Task to complete => Find how many lines of the entries contain the word "sizeof", then report that figure alone.

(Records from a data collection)

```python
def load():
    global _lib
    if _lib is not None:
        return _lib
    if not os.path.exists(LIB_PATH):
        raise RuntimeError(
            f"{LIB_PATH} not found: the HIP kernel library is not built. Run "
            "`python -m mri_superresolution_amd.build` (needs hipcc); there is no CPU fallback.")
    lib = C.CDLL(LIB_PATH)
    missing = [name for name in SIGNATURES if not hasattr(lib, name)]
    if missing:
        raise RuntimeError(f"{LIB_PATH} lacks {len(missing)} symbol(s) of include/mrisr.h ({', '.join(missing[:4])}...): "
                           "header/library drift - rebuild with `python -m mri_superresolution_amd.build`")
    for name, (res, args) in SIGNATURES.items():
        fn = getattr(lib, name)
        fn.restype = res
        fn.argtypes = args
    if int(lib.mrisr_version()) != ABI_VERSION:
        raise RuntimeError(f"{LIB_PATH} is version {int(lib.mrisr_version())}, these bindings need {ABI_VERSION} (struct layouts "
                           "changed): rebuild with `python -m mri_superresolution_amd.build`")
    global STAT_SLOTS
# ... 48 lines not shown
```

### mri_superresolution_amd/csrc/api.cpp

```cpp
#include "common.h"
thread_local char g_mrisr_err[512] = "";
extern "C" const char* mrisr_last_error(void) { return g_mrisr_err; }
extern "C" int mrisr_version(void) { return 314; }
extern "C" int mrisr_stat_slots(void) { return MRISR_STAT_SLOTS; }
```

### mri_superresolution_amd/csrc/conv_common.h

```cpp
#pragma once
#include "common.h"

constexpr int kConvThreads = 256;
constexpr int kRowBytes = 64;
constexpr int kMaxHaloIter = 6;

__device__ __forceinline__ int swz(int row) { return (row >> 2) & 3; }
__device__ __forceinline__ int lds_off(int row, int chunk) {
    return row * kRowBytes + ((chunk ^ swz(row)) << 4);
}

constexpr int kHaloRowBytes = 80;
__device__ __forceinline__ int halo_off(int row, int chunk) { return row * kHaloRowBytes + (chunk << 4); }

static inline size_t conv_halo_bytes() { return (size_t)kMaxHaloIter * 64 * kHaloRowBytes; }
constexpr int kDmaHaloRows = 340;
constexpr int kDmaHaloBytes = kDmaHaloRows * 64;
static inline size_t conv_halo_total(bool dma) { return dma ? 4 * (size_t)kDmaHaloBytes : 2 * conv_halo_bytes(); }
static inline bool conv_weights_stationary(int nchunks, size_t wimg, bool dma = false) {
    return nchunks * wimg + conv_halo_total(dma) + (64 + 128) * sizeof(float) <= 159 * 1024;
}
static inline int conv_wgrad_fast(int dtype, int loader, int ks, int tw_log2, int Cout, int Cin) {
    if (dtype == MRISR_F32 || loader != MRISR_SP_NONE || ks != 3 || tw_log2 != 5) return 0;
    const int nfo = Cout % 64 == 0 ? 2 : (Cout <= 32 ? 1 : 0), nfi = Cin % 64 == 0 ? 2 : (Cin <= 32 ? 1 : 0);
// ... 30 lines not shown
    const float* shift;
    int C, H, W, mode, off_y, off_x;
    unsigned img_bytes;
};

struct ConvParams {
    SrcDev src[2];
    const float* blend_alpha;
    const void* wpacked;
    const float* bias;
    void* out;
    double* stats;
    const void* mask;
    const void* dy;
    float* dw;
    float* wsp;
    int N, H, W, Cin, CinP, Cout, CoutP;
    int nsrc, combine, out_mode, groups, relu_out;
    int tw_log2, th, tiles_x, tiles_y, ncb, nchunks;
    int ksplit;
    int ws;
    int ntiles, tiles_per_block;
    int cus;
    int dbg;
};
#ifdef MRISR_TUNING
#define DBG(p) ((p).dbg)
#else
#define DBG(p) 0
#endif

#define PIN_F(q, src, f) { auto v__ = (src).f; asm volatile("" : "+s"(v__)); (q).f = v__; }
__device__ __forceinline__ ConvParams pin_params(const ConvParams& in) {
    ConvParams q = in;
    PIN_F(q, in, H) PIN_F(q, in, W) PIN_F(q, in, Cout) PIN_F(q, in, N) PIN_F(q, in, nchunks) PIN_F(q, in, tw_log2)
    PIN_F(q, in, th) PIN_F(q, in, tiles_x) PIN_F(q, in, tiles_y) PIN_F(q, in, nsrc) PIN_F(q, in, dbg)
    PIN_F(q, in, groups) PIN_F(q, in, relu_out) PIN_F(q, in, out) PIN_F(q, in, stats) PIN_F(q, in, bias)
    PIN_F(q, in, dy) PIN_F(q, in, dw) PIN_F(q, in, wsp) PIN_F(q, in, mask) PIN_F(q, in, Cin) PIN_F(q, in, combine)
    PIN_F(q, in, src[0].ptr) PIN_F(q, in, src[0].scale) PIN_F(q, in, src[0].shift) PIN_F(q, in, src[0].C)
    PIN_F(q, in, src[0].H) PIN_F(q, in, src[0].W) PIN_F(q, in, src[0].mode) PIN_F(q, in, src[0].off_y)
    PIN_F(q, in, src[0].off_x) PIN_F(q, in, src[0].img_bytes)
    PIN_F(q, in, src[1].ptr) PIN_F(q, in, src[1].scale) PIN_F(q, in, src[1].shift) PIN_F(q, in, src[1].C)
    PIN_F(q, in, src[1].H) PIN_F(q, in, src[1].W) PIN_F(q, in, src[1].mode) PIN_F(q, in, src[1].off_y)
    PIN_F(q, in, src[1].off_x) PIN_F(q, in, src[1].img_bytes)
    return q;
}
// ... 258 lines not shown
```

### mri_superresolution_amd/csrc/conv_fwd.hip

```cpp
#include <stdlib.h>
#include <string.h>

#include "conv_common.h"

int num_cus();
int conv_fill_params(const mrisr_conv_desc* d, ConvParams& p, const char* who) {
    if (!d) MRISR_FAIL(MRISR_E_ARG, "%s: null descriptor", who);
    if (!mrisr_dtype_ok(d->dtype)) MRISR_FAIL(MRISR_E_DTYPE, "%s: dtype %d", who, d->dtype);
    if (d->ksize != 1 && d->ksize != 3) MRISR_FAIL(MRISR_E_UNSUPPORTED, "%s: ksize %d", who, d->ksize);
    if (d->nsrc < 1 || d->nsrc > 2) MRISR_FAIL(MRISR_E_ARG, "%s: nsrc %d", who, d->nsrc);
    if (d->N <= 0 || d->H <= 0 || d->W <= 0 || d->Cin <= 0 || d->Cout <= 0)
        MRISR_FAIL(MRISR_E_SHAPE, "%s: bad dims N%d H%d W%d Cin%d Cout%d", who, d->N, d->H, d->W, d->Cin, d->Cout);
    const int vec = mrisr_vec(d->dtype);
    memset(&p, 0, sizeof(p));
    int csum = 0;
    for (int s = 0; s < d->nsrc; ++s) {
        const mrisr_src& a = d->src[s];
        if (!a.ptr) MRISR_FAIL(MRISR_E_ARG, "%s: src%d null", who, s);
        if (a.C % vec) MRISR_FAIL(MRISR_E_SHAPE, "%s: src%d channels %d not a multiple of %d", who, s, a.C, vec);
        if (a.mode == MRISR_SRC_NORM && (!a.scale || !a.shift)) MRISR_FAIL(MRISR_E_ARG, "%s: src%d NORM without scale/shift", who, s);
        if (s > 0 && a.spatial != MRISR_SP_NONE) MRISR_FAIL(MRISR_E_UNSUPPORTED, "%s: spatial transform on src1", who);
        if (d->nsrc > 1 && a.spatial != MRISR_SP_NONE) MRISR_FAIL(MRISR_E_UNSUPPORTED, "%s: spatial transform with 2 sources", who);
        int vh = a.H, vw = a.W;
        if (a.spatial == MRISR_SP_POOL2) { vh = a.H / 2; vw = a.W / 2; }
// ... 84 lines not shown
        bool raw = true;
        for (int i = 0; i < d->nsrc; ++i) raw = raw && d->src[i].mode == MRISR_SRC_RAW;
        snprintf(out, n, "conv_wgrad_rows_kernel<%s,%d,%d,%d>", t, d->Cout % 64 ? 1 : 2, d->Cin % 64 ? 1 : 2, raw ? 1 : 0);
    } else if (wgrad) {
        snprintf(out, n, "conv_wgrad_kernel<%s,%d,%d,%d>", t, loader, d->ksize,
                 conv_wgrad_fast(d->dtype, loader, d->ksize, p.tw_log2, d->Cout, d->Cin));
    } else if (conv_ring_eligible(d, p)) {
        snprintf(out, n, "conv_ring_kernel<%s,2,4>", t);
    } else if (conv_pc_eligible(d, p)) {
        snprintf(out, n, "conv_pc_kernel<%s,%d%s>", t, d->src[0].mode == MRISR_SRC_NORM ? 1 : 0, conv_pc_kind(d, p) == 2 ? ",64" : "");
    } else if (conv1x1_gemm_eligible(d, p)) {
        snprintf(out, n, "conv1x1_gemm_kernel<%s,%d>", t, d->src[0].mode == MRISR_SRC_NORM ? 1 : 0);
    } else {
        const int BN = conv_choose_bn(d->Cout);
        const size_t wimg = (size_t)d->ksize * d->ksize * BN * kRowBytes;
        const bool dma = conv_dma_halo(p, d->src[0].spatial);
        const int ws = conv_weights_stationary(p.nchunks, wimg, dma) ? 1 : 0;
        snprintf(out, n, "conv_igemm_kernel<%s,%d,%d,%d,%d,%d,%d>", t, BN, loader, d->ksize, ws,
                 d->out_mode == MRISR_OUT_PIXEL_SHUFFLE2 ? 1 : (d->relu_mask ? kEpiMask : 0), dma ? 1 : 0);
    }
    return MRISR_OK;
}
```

Response box => 2